Would you like to apply the knowledge you’ve learnt? You can review and practice it with the tasks for the video Adding Fractions.
  • Adding fractions.

    Hints

    Remember that when we add fractions with the same denominator, we only need to look at the numerators and add these.

    When we add fractions with the same denominator, this stays the same.

    Solution
    • $\frac{4}{12}$ + $\frac{6}{12}$ = $\frac{10}{12}$
    • $\frac{3}{10}$ + $\frac{5}{10}$ = $\frac{8}{10}$
    • $\frac2 7$ + $\frac1 7$ = $\frac3 7$
    • $\frac3 9$ + $\frac5 9$ = $\frac8 9$
  • Add the fractions of shells.

    Hints

    The denominator is how many parts (shells) we have in total. It always remains the same.

    How many shells have been painted in each colour? This is our numerator as it is the parts of the whole.

    Solution

    There are 8 shells in total, so this is our denominator.

    3 out of 8 are painted yellow, this is $ \frac3 8$.

    2 out of 8 are painted red, this is $ \frac2 8$.

    In total, there are 5 out of 8 painted, $ \frac5 8$.

  • Painted shells.

    Hints

    Remember that when we find fractions of amounts, the total amount in the group is the denominator (the bottom part of the fraction). In this image there are 5 shells in total, so the denominator would be 5.

    The parts that we are counting (here, the painted shells) is the numerator. In this example it is 3.

    Solution

    There are 6 shells in total. 3 are painted purple and 2 are painted red. The fraction of shells that have been painted is $\mathbf{\frac{5}{6}}$

    To find the total fraction of shells that have been painted, we need to add $\mathbf{\frac{2}{8}}$ and $\mathbf{\frac{3}{8}}$ to get $\mathbf{\frac{5}{8}}$

    There are 5 shells in total. $\mathbf{\frac{1}{5}}$ + $\mathbf{\frac{2}{5}}$ = $\mathbf{\frac{3}{5}}$.

  • Pizza fractions.

    Hints

    Remember that when we add fractions with the same denominator, we only add the numerators together. The denominator stays the same.

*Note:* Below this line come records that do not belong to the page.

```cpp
int vx_expand_split_ws_floats(int Cc, int ns);
int vx_expand_fwd_mfma_split(const float* x, const float* w, const float* bias, float* wt_ws, float* y, int B, int Cc, int D, int H, int W, int ns, void* stream);
int vx_expand_bwd_data_mfma_split(const float* dy_fine, const float* w, float* wt_ws, float* dx, int B, int Cc, int D, int H, int W, int accumulate, int ns, void* stream);
int vx_expand_split_ew_offset(int Cc);
int vx_expand_prep_split22(const float* w, float* wt_fwd, float* wt_bwd, int Cc, void* stream);
int vx_expand_fwd_mfma_split_prepared(const float* x, const float* bias, const float* wt_fwd, float* y, int B, int Cc, int D, int H, int W, void* stream);
int vx_expand_bwd_data_mfma_split_prepared(const float* dy_fine, const float* wt_bwd, const float* ew_fwd, float* dx, int B, int Cc, int D, int H, int W, int accumulate, void* stream);
int vx_expand_bwd_data_mfma_split_ew(const float* dy_fine, const float* w, float* wt_ws, float* dx, int B, int Cc, int D, int H, int W, int accumulate, int ns,
                                     const float* ew_fwd, void* stream);

int vx_ln_pw_ok(int C, int NS, const int* J, long V, int s2d);
int vx_ln_pw_tiles(int B, long V);
int vx_ln_pw_fwd(const void* const* ptrs, int M, int NS, const int* J, int B, int C, long V, float eps, int s2d, int gd, int gh, int gw, void* stream);
int vx_ln_pw_bwd(const void* const* ptrs, int M, int NS, const int* J, int B, int C, long V, float eps, int s2d, int gd, int gh, int gw, void* stream);
int vx_pwa_post_ok(int C, int Cv, int R, long V);
int vx_pwa_post_tiles(int B, long V);
int vx_pwa_post_fwd(const void* const* ptrs, int M, int B, int C, int Cv, int R, long V, float eps, float alpha, const void* seed_ptr, float p_mix, float p_ffn, void* stream);
int vx_pwa_post_bwd(const void* const* ptrs, int M, int B, int C, int Cv, int R, long V, float eps, float alpha, const void* seed_ptr, float p_mix, float p_ffn, void* stream);

int vx_inmlp_ok(int C, int R, long V);
int vx_inmlp_tiles(long V);
int vx_inmlp_fwd(const float* o, const double* part, int nparts, float* stats, const float* w1, const float* b1, const float* w2, const float* b2, float* out,
                 int B, int C, int R, long V, float eps, const void* seed_ptr, unsigned long long site, float p_drop, void* stream);
int vx_inmlp_bwd(const float* o, const float* stats, const float* w1, const float* b1, const float* w2, const float* dout, float* dn, float* part_dn,
                 float* sc_n, float* sc_h, float* sc_da, float* sc_dz, int B, int C, int R, long V, const void* seed_ptr, unsigned long long site, float p_drop,
                 void* stream);
int vx_pw_wgrad_group(const void* const* ptrs, const long* dims, int nj, const void* const* fptrs, const int* fdims, int nf, void* stream);

typedef struct VxTape VxTape;
int vx_tape_build(void* hip_graph, int max_lanes, VxTape** out);
int vx_tape_build_pgo(void* graph, int max_lanes, const float* dur_us, int n, VxTape** out);
int vx_tape_info(const VxTape* tape, int* n_nodes, int* n_kernels, int* n_lanes, int* n_events);
int vx_tape_set_lane_rotation(VxTape* tape, int k);
int vx_tape_replay(VxTape* tape, void* stream);
int vx_tape_free(VxTape* tape);
int vx_tape_flag_set(void* flag, int value, void* stream);
int vx_tape_flag_wait(const void* flag, int value, void* stream);
int vx_tape_set_flags(int on);
int vx_tape_set_flag_timeout_ms(int ms);
int vx_tape_flag_timeouts(void);
int vx_tape_hop(int slot, void* src, void* dst);
int vx_tape_mark(int id, void* stream);
int vx_tape_wait_marker(VxTape* tape, int id, void* stream);
int vx_tape_has_marker(const VxTape* tape, int id);
int vx_tape_profile(VxTape* tape, void* stream, int reps, float* us);
int vx_tape_describe(const VxTape* tape, int* lane, int* grid, int* waits4, char* names, int name_stride);
int vx_tape_waits(const VxTape* tape, int* waits, int stride);
int vx_tape_launch_node(VxTape* tape, int node, void* stream);
int vx_tape_set_fuzz(int seed, float max_us, float prob);
int vx_tape_node_param(const VxTape* tape, int node, int k, int nparams, int size, void* out, int cap, int* got);
int vx_tape_node_kind(const VxTape* tape, int node);
int vx_tape_replay_prefix(VxTape* tape, void* stream, int k);
int vx_tape_lane_stream(void* any_stream, int lane, void** out);
int vx_spin_us(float us, void* stream);
int vx_tape_lanes_distinct(void);
int vx_tape_spin_us(void);
int vx_tape_lane_on_caller_queue(void);
int vx_tape_permute_lanes(const int* perm4);

#ifdef __cplusplus
}
#endif
#endif
```

veloxseg_amd/csrc/pointwise.hip:

```cpp
#include "vx_common.h"
#include "../../include/veloxseg_hip.h"
#include <type_traits>

typedef float vx_f32x4 __attribute__((ext_vector_type(4)));

template <typename TX>
__device__ __forceinline__ const TX* vx_pw_row(const TX* __restrict__ x, const TX* __restrict__ x2, int C1, int Cin, int b, int c, long V) {
    return (c < C1) ? x + ((long)b * C1 + c) * V : x2 + ((long)b * (Cin - C1) + (c - C1)) * V;
}

struct VxPwEpi {
    int mode;
    float* aux;
    VxDrop drop;
    float alpha;
};
__device__ __forceinline__ float vx_pw_epi(const VxPwEpi& e, float val, long idx) {
    if (e.mode == 1) { e.aux[idx] = val; return vx_gelu(val) * vx_drop(e.drop, (uint64_t)idx); }
    if (e.mode == 2) return val * vx_drop(e.drop, (uint64_t)idx) * vx_gelu_grad(e.aux[idx]);
    if (e.mode == 3) return fmaf(e.alpha, e.aux[idx], val * vx_drop(e.drop, (uint64_t)idx));
    return val;
}
static inline VxPwEpi vx_no_epi() { VxPwEpi e; e.mode = 0; e.aux = nullptr; e.drop.seed_ptr = nullptr; e.drop.stream = 0; e.drop.p = 0.0f; e.alpha = 1.0f; return e; }
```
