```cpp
template <int NT, int NR, bool DEEP = false>
__device__ __forceinline__ void dense_tile_core(const DevPlan &P, double *tp, int rt, int nrt, int wt, int task_begin,
                                                int task_end, int lane, int tj0, int ti0) {
    const int l15 = lane & 15, lk = lane >> 4;

    v4f64 acc[NT][NR];
#pragma unroll
    for (int tj = 0; tj < NT; tj++)
#pragma unroll
        for (int reg = 0; reg < 4; reg++) {
            const int jj = (tj0 + tj) * 16 + lk + 4 * reg;
#pragma unroll
            for (int ti = 0; ti < NR; ti++) {
                const int ii = (ti0 + ti) * 16 + l15;
                const bool ok = ii < nrt && jj < wt;
                const double v = ld_off(tp, ok ? (unsigned)(ii + jj * rt) * 8u : 0u);
                acc[tj][ti][reg] = ok ? v : 0.0;
            }
        }

    const int last = task_end - 1;
    auto gm_of = [&](int q, int &g_, int &m_) { const DenseTask *t = P.dtasks + (q < last ? q : last); g_ = t->geom; m_ = t->map; };
    auto req_maps = [&](int geom_u, int map_u, int (&mr_)[NR], int (&mc_)[NT]) {
        const int16_t *tm = P.upd_tmap + (int64_t)((geom_u & (1 << 17)) ? map_u : 0) * 128;
#pragma unroll
        for (int x = 0; x < NR; x++) mr_[x] = tm[(ti0 + x) * 16 + l15];
#pragma unroll
        for (int x = 0; x < NT; x++) mc_[x] = tm[64 + (tj0 + x) * 16 + l15];
    };
    DenseTask Tc = P.dtasks[task_begin];
    int mr[NR], mc[NT], g1, m1;
    req_maps(rfl(Tc.geom), rfl(Tc.map), mr, mc);
    gm_of(task_begin + 1, g1, m1);
    for (int q = task_begin; q < task_end; q++) {
        const DenseTask Tn = P.dtasks[q + 1 < task_end ? q + 1 : q];
        int g2, m2, mrn[NR], mcn[NT];
        gm_of(q + 2, g2, m2);
        req_maps(rfl(g1), rfl(m1), mrn, mcn);
        const int row_lo = rfl(Tc.row_lo), nrows = rfl(Tc.nrows), col_lo = rfl(Tc.col_lo), ncols = rfl(Tc.ncols),
                  geom = rfl(Tc.geom), K = rfl(Tc.K);
        const unsigned r8 = (unsigned)rfl(Tc.r8);
        const double *sp = rfl_ptr(P.Lx + Tc.panel_off);
        const double *dv = rfl_ptr(P.D + Tc.dfirst);
        const int c_r = geom & 255, c_c = (geom >> 8) & 255;
        unsigned roff[NR], coff[NT], mbits = 0;
        if (geom & (1 << 17)) {
#pragma unroll
            for (int x = 0; x < NR; x++) {
                const int m = mr[x];
                roff[x] = (unsigned)(row_lo + (m >= 0 ? m : 0)) * 8u;
                mbits |= m >= 0 ? 16u << x : 0u;
            }
#pragma unroll
            for (int x = 0; x < NT; x++) {
                const int m = mc[x];
                coff[x] = (unsigned)(col_lo + (m >= 0 ? m : 0)) * 8u;
                mbits |= m >= 0 ? 1u << x : 0u;
            }
        } else {
#pragma unroll
            for (int x = 0; x < NR; x++) {
                const int ii = (ti0 + x) * 16 + l15 - c_r;
                const bool okr = ii >= 0 && ii < nrows;
                roff[x] = (unsigned)(row_lo + (okr ? ii : 0)) * 8u;
                mbits |= okr ? 16u << x : 0u;
            }
#pragma unroll
            for (int x = 0; x < NT; x++) {
                const int jj = (tj0 + x) * 16 + l15 - c_c;
                const bool okc = jj >= 0 && jj < ncols;
                coff[x] = (unsigned)(col_lo + (okc ? jj : 0)) * 8u;
                mbits |= okc ? 1u << x : 0u;
            }
        }
        if (NT == 1 || DEEP) {
            DenseRaw<NT, NR> f0, f1, f2, f3;
            dense_load<NT, NR>(f0, sp, dv, coff, roff, r8, K, 0, lk);
            dense_load<NT, NR>(f1, sp, dv, coff, roff, r8, K, 4, lk);
            dense_load<NT, NR>(f2, sp, dv, coff, roff, r8, K, 8, lk);
            dense_load<NT, NR>(f3, sp, dv, coff, roff, r8, K, 12, lk);
            for (int k0 = 0; k0 < K; k0 += 16) {
                __builtin_amdgcn_sched_barrier(0);
                dense_mma<NT, NR>(f0, acc, mbits, K, k0, lk);
                dense_load<NT, NR>(f0, sp, dv, coff, roff, r8, K, k0 + 16, lk);
                __builtin_amdgcn_sched_barrier(0);
                dense_mma<NT, NR>(f1, acc, mbits, K, k0 + 4, lk);
                dense_load<NT, NR>(f1, sp, dv, coff, roff, r8, K, k0 + 20, lk);
                __builtin_amdgcn_sched_barrier(0);
                dense_mma<NT, NR>(f2, acc, mbits, K, k0 + 8, lk);
                dense_load<NT, NR>(f2, sp, dv, coff, roff, r8, K, k0 + 24, lk);
                __builtin_amdgcn_sched_barrier(0);
                dense_mma<NT, NR>(f3, acc, mbits, K, k0 + 12, lk);
                dense_load<NT, NR>(f3, sp, dv, coff, roff, r8, K, k0 + 28, lk);
            }
        } else {
            DenseRaw<NT, NR> fa, fb;
            dense_load<NT, NR>(fa, sp, dv, coff, roff, r8, K, 0, lk);
            for (int k0 = 0; k0 < K; k0 += 8) {
                dense_load<NT, NR>(fb, sp, dv, coff, roff, r8, K, k0 + 4, lk);
                __builtin_amdgcn_sched_barrier(0);
                dense_mma<NT, NR>(fa, acc, mbits, K, k0, lk);
                __builtin_amdgcn_sched_barrier(0);
                dense_load<NT, NR>(fa, sp, dv, coff, roff, r8, K, k0 + 8, lk);
                __builtin_amdgcn_sched_barrier(0);
                if (k0 + 4 < K) dense_mma<NT, NR>(fb, acc, mbits, K, k0 + 4, lk);
                __builtin_amdgcn_sched_barrier(0);
            }
        }
        Tc = Tn;
        g1 = g2; m1 = m2;
#pragma unroll
        for (int x = 0; x < NR; x++) mr[x] = mrn[x];
#pragma unroll
        for (int x = 0; x < NT; x++) mc[x] = mcn[x];
    }
#pragma unroll
    for (int tj = 0; tj < NT; tj++)
#pragma unroll
        for (int reg = 0; reg < 4; reg++) {
            const int jj = (tj0 + tj) * 16 + lk + 4 * reg;
#pragma unroll
            for (int ti = 0; ti < NR; ti++) {
                const int ii = (ti0 + ti) * 16 + l15;
                if (ii < nrt && jj < wt) st_off(tp, (unsigned)(ii + jj * rt) * 8u, acc[tj][ti][reg]);
            }
        }
}

__device__ __forceinline__ void dense_tile_core_full(const DevPlan &P, double *tp, int rt, int task_begin, int task_end, int lane) {
    const int l15 = lane & 15, lk = lane >> 4;
    v4f64 acc[4][4];
#pragma unroll
    for (int tj = 0; tj < 4; tj++)
#pragma unroll
        for (int reg = 0; reg < 4; reg++) {
            const int jj = tj * 16 + lk + 4 * reg;
#pragma unroll
// ... 56 lines not shown
                advance();
            } else if (q + 1 < task_end) {
                const DenseTask Tc = Tn;
                Tn = P.dtasks[q + 2 < task_end ? q + 2 : q + 1];
                setup(Tc);
                load(fa);
                advance();
            }
            __builtin_amdgcn_sched_barrier(0);
            mma(fb);
            __builtin_amdgcn_sched_barrier(0);
        }
    }
#pragma unroll
    for (int tj = 0; tj < 4; tj++)
#pragma unroll
        for (int reg = 0; reg < 4; reg++) {
            const int jj = tj * 16 + lk + 4 * reg;
#pragma unroll
            for (int ti = 0; ti < 4; ti++) st_off(tp, (unsigned)(ti * 16 + l15 + jj * rt) * 8u, acc[tj][ti][reg]);
        }
}

template <int NT, int NR, bool DEEP = false>
__device__ __forceinline__ void dense_tile(const DevPlan &P, const DenseGroup *Gp, int lane, int tj0, int ti0) {
    const DenseGroup G = *Gp;
    const int task_begin = rfl(G.task_begin), task_end = rfl(G.task_end);
    const int wt = rfl(G.wt);
    if (tj0 * 16 >= wt) return;
    const int rt = rfl(G.rt);
    double *tp = rfl_ptr(P.Lx + G.tile_off);
    const int nrt = rfl(G.nrt);
    if (ti0 * 16 >= nrt) return;
    if (NT == 4 && NR == 4 && (rfl(G.pad) & 1)) {
        dense_tile_core_full(P, tp, rt, task_begin, task_end, lane);
        return;
    }
    dense_tile_core<NT, NR, DEEP>(P, tp, rt, nrt, wt, task_begin, task_end, lane, tj0, ti0);
}

__device__ __forceinline__ void dense_extra_tiles(const DevPlan &P, int begin, int count, int xb, int per_wave) {
    const int lane = threadIdx.x & 63;
    int idx = rfl((xb * 4 + (int)(threadIdx.x >> 6)) * per_wave);
    for (int q = 0; q < per_wave && idx < count; q++, idx++) dense_tile<4, 4, true>(P, P.dgroups + begin + idx, lane, 0, 0);
}

}
```

clarabel.jl_amd/csrc/hipkkt_abi.cpp:

```cpp
#include "hipkkt_internal.h"

using namespace hipkkt;
using namespace hipkkt_host;

namespace hipkkt_host {
thread_local std::string g_create_error;
DebugOpts &debug_opts() { static DebugOpts o; return o; }
bool verbose() { static const bool v = getenv("HIPKKT_VERBOSE") != nullptr; return v; }
}

extern "C" {
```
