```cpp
PYBIND11_MODULE(_hhfm, m) {
  m.doc() = "pybind11 binding of libhhfm (MI355X FM-family scoring kernels)";
  m.attr("ABI_VERSION") = HHFM_ABI_VERSION;
  m.attr("F32") = (int)HHFM_F32;
  m.attr("BF16") = (int)HHFM_BF16;
  m.attr("MODE_FM") = (int)HHFM_MODE_FM;
  m.attr("MODE_HHFM") = (int)HHFM_MODE_HHFM;
  m.attr("PLAN_EXACT_FP32") = HHFM_PLAN_EXACT_FP32;
  m.attr("PLAN_NO_SEED") = HHFM_PLAN_NO_SEED;
  m.attr("PLAN_NO_RING") = HHFM_PLAN_NO_RING;
  m.attr("PLAN_RING_ALT") = HHFM_PLAN_RING_ALT;
  m.attr("PLAN_GEMM") = HHFM_PLAN_GEMM;
  m.attr("PLAN_ROW_FM") = HHFM_PLAN_ROW_FM;
  m.attr("PLAN_UNSTAGED") = HHFM_PLAN_UNSTAGED;
  m.attr("PLAN_UNGROUPED") = HHFM_PLAN_UNGROUPED;
  m.attr("PLAN_NARROW") = HHFM_PLAN_NARROW;
  m.attr("PLAN_PER_FIELD") = HHFM_PLAN_PER_FIELD;
  m.attr("PLAN_ONE_WAVE") = HHFM_PLAN_ONE_WAVE;

  m.def("abi_version", [] { return hhfm_abi_version(); });

  m.def("fm_score_rows",
        [](uptr idx, int64_t B, int F, uptr E, int64_t M, int k, int dtype,
           uptr w, float w0, uptr out, uptr stream) {
          int rc;
          {
            py::gil_scoped_release nogil;
            rc = hhfm_fm_score_rows(P<const int32_t>(idx), B, F, P<const void>(E),
                                    M, k, dtype, P<const float>(w), w0,
                                    P<float>(out), P<void>(stream));
          }
          check(rc, "hhfm_fm_score_rows");
        });

  m.def("fm_score_rows_ex",
        [](uptr idx, int64_t B, int F, uptr E, int64_t M, int k, int dtype,
           uptr w, float w0, uptr out, int flags, uptr status, uptr stream) {
          int rc;
          {
            py::gil_scoped_release nogil;
            rc = hhfm_fm_score_rows_ex(P<const int32_t>(idx), B, F, P<const void>(E),
                                       M, k, dtype, P<const float>(w), w0,
                                       P<float>(out), flags, P<int32_t>(status),
                                       P<void>(stream));
          }
          check(rc, "hhfm_fm_score_rows_ex");
        });

  m.def("hybrid_score_rows",
        [](uptr idx, int64_t B, int ncols, int ucol, int icol, int c0, int c1,
           int t0, int t1, uptr E, int64_t M, int k, int dtype, uptr out,
           uptr status, uptr stream) {
          int rc;
          {
            py::gil_scoped_release nogil;
            rc = hhfm_hybrid_score_rows_ex(P<const int32_t>(idx), B, ncols, ucol,
                                           icol, c0, c1, t0, t1, P<const void>(E),
                                           M, k, dtype, P<float>(out), P<int32_t>(status),
                                           P<void>(stream));
          }
          check(rc, "hhfm_hybrid_score_rows_ex");
        });

  m.def("catalog_topk_workspace",
        [](int64_t B, int item_count, int k, int K) {
          size_t ws = 0;
          check(hhfm_catalog_topk_workspace(B, item_count, k, K, &ws),
                "hhfm_catalog_topk_workspace");
          return ws;
        });

  m.def("catalog_topk",
        [](uptr qidx, int64_t B, int ncols, int mode, int ucol, int c0, int c1,
           int t0, int t1, uptr E, int64_t M, int k, int dtype, uptr w,
           int item_row_begin, int item_count, int global_item_base, int K,
           uptr top_score, uptr top_idx, uptr ws, size_t ws_bytes, int plan, uptr status,
           uptr stream) {
          int rc;
          {
            py::gil_scoped_release nogil;
            rc = hhfm_catalog_topk_ex(
                P<const int32_t>(qidx), B, ncols, mode, ucol, c0, c1, t0, t1,
                P<const void>(E), M, k, dtype, P<const float>(w),
                item_row_begin, item_count, global_item_base, K,
                P<float>(top_score), P<int32_t>(top_idx), P<void>(ws), ws_bytes, plan,
                P<int32_t>(status), P<void>(stream));
          }
          check(rc, "hhfm_catalog_topk_ex");
        });

  m.def("check_ids", [](uptr idx, int64_t n, int64_t M, uptr status, uptr stream) {
    int rc;
    {
      py::gil_scoped_release nogil;
      rc = hhfm_check_ids(P<const int32_t>(idx), n, M, P<int32_t>(status), P<void>(stream));
    }
    check(rc, "hhfm_check_ids");
  });

  m.def("status_read", [](uptr status, uptr stream) {
    int rc;
    {
      py::gil_scoped_release nogil;
      rc = hhfm_status_read(P<int32_t>(status), P<void>(stream));
    }
    if (rc != HHFM_OK && rc != HHFM_EINVAL) check(rc, "hhfm_status_read");
    return rc;
  });

  m.def("probe_stream_read", [](uptr buf, int64_t bytes, int mode, uptr sink, uptr stream) {
    int rc;
    {
      py::gil_scoped_release nogil;
      rc = hhfm_probe_stream_read(P<const void>(buf), bytes, mode, P<float>(sink),
                                  P<void>(stream));
    }
    check(rc, "hhfm_probe_stream_read");
  });

  m.def("pf_contains",
        [](uptr keys, int64_t nkeys, int key_cols, uptr codes, int64_t ncodes, uptr rows,
           int64_t B, int ncols, int item_col, uptr cand, int num, uptr out, uptr stream) {
          int rc;
          {
            py::gil_scoped_release nogil;
            rc = hhfm_pf_contains(P<const int32_t>(keys), nkeys, key_cols, P<const int64_t>(codes),
                                  ncodes, P<const int32_t>(rows), B, ncols, item_col,
                                  P<const int32_t>(cand), num, P<uint8_t>(out), P<void>(stream));
          }
          check(rc, "hhfm_pf_contains");
        });

  m.def("topk_walk",
        [](uptr pred, int64_t B, int Pn, uptr target, uptr positive, int TopK, uptr outcome,
           uptr stream) {
          int rc;
          {
            py::gil_scoped_release nogil;
            rc = hhfm_topk_walk(P<const int32_t>(pred), B, Pn, P<const int32_t>(target),
                                P<const uint8_t>(positive), TopK, P<int32_t>(outcome),
                                P<void>(stream));
          }
          check(rc, "hhfm_topk_walk");
        });

  m.def("sample_negative_workspace", [](int64_t B, int num) {
    size_t n = 0;
    check(hhfm_sample_negative_workspace(B, num, &n), "hhfm_sample_negative_workspace");
    return n;
  });

  m.def("sample_negative_workspace_ex", [](int64_t B, int num, int64_t lo, int64_t hi,
                                          int64_t nkeys) {
    size_t n = 0;
    check(hhfm_sample_negative_workspace_ex(B, num, lo, hi, nkeys, &n),
          "hhfm_sample_negative_workspace_ex");
    return n;
  });

  m.def("sample_negative",
// ... 325 lines not shown
```

include/hhfm.h:

```cpp
#ifndef HHFM_H_
#define HHFM_H_

#include <stddef.h>
#include <stdint.h>

#ifdef __cplusplus
extern "C" {
#endif

#define HHFM_ABI_VERSION 6
#define HHFM_CATALOG_WS_ZERO 16384

enum hhfm_dtype { HHFM_F32 = 0, HHFM_BF16 = 1 };
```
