# ZhangHH233/Retinal_OCT_Image_Segmentation_via_Deep_Learning

Measured on AMD Instinct MI355X. Metric: B-scans/sec (train fwd+bwd) at batch 32, 512x1024, higher is better.
Workload: dtype bf16; 1 GPU; SOTAS/Layers_Segment UNet(1,8,init_features=32) train step, 512x1024, batch 32/GPU (BASELINE configs[1]); global_batch=32, parallelism=dp1, hip_graph=False

## Files before the change

include/oct_hip.h:

```cpp
#ifndef OCT_HIP_H
#define OCT_HIP_H

#include <stddef.h>
#include <stdint.h>

#ifdef __cplusplus
extern "C" {
#endif

#define OCT_VERSION 220

#define OCT_DT_BF16 0
#define OCT_DT_F32 1

#define OCT_OK 0
#define OCT_IMG_SHIFT_ALL 2
#define OCT_E_INVALID (-22)
#define OCT_E_LAUNCH (-5)
#define OCT_E_NODEVICE (-19)

#define OCT_XF_NONE 0
#define OCT_XF_AFFINE_RELU 1
#define OCT_XF_AFFINE 2

#define OCT_IN_PLAIN 0
#define OCT_IN_S2D 1
#define OCT_OUT_PLAIN 0
#define OCT_OUT_D2S 1

#define OCT_PACK_CONV_FPROP 0
#define OCT_PACK_CONV_DGRAD 1
#define OCT_PACK_DECONV_FPROP 2
#define OCT_PACK_DECONV_DGRAD 3
#define OCT_PACK_1X1_DGRAD 4
#define OCT_PACK_1X1_FPROP 5
#define OCT_PACK_CONV3D_FPROP 6
#define OCT_PACK_CONV3D_DGRAD 7
#define OCT_PACK_DECONV3D_FPROP 8
#define OCT_PACK_DECONV3D_DGRAD 9

const char* oct_version_string(void);
int oct_version(void);
int oct_get_last_error(char* buf, size_t len);
int oct_device_count(void);

typedef struct OctConvDesc {
  int dtype;
  int n, h, w;
  int c0, c1;
  int cout;
  int taps;
  int xform0, xform1;
  int in_mode, out_mode;
  int split;
  int want_stats;
  int kh, kw;
  int depth;
  int out_img_mul, out_img_add;
} OctConvDesc;

typedef struct OctConvArgs {
  const void* x0; const void* x1;
  const float* scale0; const float* shift0;
  const float* scale1; const float* shift1;
  const void* wpacked;
  const float* bias;
  void* y0; void* y1;
  float* stat_partials;
} OctConvArgs;

int oct_conv_stat_blocks(const OctConvDesc* d);
size_t oct_packed_weight_elems(int rows, int taps, int kch);
int oct_pack_weights(int mode, int dtype, const float* w, void* wpacked, int cout, int cin, void* stream);
int oct_pack_weights_kk(int mode, int dtype, const float* w, void* wpacked, int cout, int cin, int kh, int kw,
                        void* stream);
int oct_pack_weights3d(int mode, int dtype, const float* w, void* wpacked, int cout, int cin, int kdi, void* stream);
#define OCT_PACK_BATCH_MAX 96
typedef struct OctPackJob {
  int mode, cout, cin, reserved;
  const float* w;
  void* wpacked;
} OctPackJob;
int oct_pack_weights_batch(int dtype, int count, const OctPackJob* jobs, void* stream);
int oct_conv_forward(const OctConvDesc* d, const OctConvArgs* a, void* stream);
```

    How many slices was each pizza originally cut into? This is your denominator.

    How many slices are left? This is the numerator. In this example there is one slice left out of four, so $\frac1 4$ remains.

    Solution

    The image shows the answer to the pepperoni pizza:

    $\frac3 8$ + $\frac4 8$ = $\frac7 8$.

    Mushroom pizza:

    $\frac2 6$ + $\frac3 6$ = $\frac5 6$.

    Olive pizza:

    $\frac2 5$ + $\frac2 5$ = $\frac4 5$.

    Cheese pizza:

    $\frac4 8$ + $\frac2 8$ = $\frac6 8$.

  • Fractions of fish.

    Hints

    When we are trying to find $ \frac4 7$ of an amount, we know that there are 7 items in total as this is the denominator.

    What is the numerator? This is how many out of the total that are colourful. In this example, the numerator is 4.

    Solution

    The tank with $ \frac4 7$ of the fish being colourful, is the tank with 7 fish in the tank - this is the denominator - and 4 fish coloured in the tank (3 orange and 1 yellow fish) - this is the numerator.

  • Add fractions.

    Hints

    Remember that we can simplify fractions by dividing the numerator and the denominator by the same factor, to find an equivalent fraction.

    Here $ \frac2 4$ has been simplified to $ \frac1 2$ by dividing the numerator and the denominator by 2.

    Solution

    $\mathbf{\frac{2}{3}}$

    • $\frac1 3$ + $\frac1 3$ = $\frac2 3$.
    • $\frac2 6$ + $\frac2 6$ = $\frac4 6$ .
    • We can simplify $\frac4 6$ to $\frac2 3$ by dividing both the numerator and denominator by 2.

    $\mathbf{\frac{1}{2}}$

    • $\frac2 8$ + $\frac2 8$ = $\frac4 8$.
    • We can simplify $\frac4 8$ to $\frac1 2$ by dividing both the numerator and denominator by 4.
    • $\frac{4}{10}$ + $\frac{1}{10}$ = $\frac{5}{10}$.
    • We can simplify $\frac{5}{10}$ to $\frac1 2$ by dividing both the numerator and denominator by 5.

    $\mathbf{\frac{4}{5}}$

    • $\frac3 5$ + $\frac1 5$ = $\frac4 5$.
    • $\frac{6}{10}$ + $\frac{2}{10}$ = $\frac{8}{10}$.
    • We can simplify $\frac{8}{10}$ to $\frac4 5$ by dividing both the numerator and denominator by 2.